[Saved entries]
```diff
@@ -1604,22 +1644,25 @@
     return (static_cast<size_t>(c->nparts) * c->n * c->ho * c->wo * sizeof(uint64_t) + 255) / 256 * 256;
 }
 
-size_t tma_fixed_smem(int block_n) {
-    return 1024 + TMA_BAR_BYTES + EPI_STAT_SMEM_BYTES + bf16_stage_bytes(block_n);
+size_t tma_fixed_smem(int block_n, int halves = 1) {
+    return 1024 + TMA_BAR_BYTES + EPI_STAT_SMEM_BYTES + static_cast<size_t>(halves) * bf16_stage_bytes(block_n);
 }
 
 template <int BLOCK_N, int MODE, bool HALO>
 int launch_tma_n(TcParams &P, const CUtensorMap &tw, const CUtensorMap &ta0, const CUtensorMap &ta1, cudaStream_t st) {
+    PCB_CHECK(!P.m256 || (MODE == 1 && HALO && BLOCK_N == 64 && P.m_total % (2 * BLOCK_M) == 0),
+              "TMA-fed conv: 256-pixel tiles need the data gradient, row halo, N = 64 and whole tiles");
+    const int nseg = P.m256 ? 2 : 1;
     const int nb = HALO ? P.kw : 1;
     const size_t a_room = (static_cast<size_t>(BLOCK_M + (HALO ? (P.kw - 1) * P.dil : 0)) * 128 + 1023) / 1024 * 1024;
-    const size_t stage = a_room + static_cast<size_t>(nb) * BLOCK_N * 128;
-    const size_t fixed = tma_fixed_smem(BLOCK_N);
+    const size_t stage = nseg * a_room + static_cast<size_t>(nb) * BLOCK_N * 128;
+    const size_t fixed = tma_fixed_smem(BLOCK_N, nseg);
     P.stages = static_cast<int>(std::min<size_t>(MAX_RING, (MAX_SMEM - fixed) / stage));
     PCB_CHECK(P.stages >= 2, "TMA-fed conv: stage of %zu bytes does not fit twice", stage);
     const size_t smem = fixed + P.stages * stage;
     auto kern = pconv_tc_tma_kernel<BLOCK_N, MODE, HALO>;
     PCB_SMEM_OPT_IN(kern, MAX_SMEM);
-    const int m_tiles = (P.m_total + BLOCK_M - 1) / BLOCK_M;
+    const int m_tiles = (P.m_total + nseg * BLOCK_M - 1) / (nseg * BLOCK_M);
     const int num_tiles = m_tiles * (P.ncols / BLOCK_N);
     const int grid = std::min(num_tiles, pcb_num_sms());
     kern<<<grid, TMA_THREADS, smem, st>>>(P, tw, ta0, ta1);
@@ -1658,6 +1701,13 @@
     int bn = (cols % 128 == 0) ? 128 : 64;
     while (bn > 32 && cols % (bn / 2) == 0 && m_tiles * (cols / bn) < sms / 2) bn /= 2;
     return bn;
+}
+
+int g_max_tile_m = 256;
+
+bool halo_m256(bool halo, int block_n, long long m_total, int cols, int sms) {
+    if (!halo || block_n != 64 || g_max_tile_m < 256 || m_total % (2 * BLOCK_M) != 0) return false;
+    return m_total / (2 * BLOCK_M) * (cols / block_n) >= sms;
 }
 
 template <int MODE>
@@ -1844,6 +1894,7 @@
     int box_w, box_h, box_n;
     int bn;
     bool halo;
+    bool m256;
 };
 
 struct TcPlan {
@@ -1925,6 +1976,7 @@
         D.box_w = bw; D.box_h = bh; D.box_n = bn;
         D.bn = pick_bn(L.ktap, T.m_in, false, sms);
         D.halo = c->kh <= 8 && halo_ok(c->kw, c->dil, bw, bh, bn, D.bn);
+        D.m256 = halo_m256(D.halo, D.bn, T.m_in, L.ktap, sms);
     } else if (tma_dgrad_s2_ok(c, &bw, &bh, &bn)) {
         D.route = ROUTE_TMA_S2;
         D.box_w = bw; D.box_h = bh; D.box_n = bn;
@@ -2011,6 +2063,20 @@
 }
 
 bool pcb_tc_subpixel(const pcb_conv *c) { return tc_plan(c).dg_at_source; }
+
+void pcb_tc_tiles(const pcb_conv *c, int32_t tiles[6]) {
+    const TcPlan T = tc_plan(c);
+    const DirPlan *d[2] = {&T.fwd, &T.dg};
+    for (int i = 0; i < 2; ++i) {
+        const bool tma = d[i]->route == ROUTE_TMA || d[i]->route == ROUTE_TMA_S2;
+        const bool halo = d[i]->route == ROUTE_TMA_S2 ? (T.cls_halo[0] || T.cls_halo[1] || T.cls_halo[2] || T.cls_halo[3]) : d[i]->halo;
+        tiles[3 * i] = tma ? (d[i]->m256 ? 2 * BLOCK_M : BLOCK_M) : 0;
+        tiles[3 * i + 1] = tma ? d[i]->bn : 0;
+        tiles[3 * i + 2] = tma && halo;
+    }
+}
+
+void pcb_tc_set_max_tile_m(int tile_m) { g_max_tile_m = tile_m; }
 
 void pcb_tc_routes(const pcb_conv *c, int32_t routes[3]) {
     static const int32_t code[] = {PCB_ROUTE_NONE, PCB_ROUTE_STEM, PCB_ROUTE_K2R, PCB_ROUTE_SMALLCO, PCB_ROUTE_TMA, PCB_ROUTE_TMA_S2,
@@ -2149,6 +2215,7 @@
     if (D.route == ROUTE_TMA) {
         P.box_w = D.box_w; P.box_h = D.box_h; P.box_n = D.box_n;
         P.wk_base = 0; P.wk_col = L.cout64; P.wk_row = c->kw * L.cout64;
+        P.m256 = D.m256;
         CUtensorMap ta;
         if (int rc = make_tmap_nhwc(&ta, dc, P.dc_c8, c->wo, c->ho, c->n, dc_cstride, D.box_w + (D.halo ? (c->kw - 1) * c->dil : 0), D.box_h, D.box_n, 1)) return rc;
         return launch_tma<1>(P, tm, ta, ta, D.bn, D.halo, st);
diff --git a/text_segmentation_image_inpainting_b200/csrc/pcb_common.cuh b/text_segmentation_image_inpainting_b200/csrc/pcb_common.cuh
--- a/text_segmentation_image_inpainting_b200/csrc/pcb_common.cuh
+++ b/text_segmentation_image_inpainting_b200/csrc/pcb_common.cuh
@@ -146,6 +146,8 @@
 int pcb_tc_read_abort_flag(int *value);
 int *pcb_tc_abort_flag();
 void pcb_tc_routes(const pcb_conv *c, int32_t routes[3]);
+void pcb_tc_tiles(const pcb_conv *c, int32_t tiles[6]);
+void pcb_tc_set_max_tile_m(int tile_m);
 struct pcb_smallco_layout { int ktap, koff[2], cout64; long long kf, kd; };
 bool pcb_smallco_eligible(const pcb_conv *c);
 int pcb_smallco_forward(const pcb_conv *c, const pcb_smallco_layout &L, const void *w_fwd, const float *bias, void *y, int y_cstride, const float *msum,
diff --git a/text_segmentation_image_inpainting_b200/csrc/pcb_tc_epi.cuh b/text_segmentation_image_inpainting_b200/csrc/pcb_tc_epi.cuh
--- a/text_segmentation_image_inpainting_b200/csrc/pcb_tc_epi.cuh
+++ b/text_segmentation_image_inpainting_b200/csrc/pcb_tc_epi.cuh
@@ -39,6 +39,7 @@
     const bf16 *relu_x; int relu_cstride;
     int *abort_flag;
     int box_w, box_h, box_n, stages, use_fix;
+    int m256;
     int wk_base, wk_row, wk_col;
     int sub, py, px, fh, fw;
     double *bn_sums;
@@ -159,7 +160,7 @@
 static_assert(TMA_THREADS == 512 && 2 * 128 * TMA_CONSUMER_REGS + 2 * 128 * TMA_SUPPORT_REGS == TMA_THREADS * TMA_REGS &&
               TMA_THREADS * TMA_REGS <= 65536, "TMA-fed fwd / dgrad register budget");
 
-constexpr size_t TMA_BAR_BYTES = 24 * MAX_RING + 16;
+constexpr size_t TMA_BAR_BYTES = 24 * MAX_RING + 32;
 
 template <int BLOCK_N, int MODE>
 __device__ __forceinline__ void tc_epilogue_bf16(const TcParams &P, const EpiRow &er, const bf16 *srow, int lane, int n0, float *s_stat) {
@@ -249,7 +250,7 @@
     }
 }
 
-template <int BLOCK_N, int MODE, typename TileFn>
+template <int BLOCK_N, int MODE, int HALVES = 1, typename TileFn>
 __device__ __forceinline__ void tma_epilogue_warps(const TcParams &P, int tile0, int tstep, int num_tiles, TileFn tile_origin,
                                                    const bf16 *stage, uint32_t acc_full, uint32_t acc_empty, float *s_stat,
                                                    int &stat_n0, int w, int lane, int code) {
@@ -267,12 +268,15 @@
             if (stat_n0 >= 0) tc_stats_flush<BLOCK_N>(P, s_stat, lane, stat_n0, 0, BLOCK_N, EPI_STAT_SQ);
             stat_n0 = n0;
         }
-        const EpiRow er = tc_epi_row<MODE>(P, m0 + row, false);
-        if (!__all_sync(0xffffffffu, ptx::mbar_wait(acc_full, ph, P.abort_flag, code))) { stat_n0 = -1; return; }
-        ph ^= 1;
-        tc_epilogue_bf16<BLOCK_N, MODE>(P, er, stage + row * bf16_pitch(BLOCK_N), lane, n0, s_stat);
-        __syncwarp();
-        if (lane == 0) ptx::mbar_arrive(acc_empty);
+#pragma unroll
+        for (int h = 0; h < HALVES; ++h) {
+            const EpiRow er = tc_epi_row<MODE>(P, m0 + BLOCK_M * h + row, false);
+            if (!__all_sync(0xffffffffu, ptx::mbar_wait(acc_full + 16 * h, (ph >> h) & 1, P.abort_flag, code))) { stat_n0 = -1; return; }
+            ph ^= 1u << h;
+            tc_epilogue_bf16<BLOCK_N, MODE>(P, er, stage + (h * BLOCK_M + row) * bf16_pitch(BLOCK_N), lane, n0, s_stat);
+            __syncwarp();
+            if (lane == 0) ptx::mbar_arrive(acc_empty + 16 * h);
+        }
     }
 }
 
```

* * *

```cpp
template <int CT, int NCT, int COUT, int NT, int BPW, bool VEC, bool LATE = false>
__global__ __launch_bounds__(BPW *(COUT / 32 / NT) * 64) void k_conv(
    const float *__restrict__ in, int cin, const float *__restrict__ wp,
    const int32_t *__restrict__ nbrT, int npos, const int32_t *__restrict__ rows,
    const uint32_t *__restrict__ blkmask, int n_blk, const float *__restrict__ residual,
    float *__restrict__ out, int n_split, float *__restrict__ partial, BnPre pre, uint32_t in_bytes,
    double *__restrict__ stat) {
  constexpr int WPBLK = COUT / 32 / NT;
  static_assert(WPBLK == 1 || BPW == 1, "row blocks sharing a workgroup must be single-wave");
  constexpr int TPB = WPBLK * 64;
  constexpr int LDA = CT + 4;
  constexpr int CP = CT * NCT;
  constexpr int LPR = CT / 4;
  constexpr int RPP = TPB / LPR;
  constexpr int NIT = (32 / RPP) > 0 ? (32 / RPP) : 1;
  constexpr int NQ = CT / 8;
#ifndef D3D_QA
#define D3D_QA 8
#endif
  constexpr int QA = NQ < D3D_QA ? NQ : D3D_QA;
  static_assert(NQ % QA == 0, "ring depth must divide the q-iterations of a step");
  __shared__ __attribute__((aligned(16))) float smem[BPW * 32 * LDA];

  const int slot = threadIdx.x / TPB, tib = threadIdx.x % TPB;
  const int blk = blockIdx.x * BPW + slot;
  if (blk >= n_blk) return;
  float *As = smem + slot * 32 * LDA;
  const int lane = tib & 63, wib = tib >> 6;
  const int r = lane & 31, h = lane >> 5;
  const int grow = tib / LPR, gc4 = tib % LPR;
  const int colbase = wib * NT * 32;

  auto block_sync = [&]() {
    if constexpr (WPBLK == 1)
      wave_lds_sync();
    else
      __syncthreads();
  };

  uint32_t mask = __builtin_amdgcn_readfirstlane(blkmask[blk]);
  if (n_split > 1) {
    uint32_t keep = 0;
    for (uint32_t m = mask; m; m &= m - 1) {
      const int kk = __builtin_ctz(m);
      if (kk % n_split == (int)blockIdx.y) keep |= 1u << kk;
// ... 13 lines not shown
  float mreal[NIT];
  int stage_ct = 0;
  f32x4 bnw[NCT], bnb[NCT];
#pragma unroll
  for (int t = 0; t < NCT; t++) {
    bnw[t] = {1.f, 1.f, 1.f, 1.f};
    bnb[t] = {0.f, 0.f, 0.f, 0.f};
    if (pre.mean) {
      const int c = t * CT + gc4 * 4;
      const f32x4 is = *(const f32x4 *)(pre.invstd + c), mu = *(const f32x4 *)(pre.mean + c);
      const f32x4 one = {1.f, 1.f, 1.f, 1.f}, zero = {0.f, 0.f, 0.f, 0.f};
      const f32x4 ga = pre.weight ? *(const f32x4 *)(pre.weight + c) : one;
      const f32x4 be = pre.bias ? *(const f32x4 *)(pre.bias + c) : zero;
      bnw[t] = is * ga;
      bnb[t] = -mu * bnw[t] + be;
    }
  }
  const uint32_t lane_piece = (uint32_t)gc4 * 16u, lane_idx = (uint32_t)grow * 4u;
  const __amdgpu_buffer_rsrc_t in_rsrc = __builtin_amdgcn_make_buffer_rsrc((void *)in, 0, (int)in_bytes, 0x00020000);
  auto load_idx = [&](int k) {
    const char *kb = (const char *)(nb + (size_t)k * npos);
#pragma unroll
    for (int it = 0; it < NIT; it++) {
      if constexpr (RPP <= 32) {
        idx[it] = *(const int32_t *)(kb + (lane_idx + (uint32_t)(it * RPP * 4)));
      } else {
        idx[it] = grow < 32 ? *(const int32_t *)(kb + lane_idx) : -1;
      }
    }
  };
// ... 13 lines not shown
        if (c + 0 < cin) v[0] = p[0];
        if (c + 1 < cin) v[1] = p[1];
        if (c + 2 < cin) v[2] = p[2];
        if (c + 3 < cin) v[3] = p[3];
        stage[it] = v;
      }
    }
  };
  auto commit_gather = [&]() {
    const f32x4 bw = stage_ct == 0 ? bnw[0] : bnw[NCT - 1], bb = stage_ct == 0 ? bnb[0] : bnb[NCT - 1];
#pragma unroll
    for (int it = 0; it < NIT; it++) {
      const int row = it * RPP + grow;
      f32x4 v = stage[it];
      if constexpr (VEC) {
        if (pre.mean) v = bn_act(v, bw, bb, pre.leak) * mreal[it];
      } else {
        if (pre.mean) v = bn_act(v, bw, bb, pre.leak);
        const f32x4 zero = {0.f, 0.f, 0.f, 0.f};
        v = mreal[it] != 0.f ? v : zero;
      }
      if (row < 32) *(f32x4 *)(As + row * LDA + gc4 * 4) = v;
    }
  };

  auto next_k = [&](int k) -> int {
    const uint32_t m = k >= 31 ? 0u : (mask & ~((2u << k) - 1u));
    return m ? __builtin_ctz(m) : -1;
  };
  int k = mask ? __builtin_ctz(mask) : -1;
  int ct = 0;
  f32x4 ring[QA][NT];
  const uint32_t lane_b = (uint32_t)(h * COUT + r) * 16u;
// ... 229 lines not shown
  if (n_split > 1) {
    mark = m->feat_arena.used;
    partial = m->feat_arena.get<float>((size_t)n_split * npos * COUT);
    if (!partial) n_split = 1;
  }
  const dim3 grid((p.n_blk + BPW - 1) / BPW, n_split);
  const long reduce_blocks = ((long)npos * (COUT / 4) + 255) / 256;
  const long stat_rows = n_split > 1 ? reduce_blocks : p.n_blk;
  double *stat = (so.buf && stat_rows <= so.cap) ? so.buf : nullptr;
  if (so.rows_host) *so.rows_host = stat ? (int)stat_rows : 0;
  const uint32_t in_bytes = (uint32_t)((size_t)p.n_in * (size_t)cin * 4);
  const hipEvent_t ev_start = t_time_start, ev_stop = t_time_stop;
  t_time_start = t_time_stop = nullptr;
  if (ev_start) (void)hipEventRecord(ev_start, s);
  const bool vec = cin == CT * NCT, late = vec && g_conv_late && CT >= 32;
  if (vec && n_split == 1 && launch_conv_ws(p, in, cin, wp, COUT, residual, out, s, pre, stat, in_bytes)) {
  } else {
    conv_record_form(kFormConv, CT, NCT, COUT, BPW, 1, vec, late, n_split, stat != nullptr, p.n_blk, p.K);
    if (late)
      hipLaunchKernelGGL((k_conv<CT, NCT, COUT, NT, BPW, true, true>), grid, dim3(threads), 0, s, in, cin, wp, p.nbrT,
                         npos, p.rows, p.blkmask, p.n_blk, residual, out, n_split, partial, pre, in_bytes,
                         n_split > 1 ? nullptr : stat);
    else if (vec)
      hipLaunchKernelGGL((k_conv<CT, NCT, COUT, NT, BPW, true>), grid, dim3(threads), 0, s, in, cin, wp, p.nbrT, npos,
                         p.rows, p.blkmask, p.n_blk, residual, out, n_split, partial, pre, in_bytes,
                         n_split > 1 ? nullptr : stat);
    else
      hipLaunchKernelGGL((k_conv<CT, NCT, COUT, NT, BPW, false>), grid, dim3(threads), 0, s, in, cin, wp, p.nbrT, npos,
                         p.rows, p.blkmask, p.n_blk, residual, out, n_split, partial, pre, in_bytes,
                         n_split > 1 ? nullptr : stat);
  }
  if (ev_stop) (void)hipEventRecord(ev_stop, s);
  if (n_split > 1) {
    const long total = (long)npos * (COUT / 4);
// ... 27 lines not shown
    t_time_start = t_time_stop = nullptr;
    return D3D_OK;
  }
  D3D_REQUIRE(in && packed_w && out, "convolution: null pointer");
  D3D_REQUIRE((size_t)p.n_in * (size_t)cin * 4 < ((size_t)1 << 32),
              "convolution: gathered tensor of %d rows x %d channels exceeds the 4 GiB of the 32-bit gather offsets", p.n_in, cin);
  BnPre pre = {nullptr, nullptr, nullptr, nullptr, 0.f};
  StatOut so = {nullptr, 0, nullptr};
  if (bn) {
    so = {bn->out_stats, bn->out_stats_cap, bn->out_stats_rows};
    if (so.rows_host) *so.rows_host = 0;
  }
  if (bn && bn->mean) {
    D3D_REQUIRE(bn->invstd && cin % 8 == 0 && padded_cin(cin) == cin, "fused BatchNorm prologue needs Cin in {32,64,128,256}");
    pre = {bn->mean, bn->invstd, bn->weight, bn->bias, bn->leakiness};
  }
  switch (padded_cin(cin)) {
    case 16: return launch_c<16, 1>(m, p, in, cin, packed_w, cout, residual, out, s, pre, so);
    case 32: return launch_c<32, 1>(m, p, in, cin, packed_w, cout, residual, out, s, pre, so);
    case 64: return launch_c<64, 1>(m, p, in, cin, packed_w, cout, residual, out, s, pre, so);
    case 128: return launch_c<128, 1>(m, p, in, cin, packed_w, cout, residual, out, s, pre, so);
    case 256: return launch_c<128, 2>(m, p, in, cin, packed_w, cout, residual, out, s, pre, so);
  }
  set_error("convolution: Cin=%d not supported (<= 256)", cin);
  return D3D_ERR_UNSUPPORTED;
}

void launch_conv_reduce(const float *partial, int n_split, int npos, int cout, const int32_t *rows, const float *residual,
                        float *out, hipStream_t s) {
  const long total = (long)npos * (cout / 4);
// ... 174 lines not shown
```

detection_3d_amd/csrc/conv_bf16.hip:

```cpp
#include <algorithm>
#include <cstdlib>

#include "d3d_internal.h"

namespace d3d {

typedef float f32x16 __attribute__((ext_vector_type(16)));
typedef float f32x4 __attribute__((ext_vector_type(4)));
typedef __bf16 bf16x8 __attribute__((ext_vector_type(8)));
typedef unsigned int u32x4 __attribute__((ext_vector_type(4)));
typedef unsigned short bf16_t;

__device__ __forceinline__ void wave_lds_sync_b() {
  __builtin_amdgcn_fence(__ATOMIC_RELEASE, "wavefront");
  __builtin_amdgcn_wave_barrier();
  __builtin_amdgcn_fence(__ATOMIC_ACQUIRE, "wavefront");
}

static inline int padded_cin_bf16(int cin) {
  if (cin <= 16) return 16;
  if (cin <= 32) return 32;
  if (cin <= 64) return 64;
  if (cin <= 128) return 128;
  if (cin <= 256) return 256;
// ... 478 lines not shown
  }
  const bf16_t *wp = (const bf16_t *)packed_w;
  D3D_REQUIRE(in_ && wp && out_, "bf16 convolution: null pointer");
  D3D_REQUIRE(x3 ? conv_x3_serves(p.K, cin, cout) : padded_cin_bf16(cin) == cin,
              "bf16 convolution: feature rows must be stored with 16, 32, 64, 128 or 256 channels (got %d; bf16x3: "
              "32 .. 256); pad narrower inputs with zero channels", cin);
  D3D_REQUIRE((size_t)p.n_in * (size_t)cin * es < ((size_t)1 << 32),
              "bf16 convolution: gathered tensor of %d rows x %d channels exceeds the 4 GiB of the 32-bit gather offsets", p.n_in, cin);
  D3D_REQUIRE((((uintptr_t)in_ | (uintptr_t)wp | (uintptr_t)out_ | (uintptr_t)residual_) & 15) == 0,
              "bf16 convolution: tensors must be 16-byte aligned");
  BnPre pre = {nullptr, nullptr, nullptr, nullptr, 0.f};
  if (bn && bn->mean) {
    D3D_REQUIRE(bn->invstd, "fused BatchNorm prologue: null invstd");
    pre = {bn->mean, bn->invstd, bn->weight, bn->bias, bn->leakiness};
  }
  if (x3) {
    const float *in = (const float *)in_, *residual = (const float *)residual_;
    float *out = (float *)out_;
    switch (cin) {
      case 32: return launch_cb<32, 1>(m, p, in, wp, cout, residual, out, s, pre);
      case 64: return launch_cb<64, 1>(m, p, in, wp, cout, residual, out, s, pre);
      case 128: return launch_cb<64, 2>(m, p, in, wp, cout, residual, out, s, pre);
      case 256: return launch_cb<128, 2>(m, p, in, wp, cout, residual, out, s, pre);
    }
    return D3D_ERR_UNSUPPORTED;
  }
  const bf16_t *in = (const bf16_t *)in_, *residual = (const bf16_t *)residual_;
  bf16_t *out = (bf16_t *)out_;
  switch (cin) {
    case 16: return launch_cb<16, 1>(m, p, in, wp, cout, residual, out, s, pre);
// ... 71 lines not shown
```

TASK INSTRUCTIONS:
Each line above that contains the string "TcPlan" should be copied.

TASK SOLUTION:
 struct TcPlan {
+    const TcPlan T = tc_plan(c);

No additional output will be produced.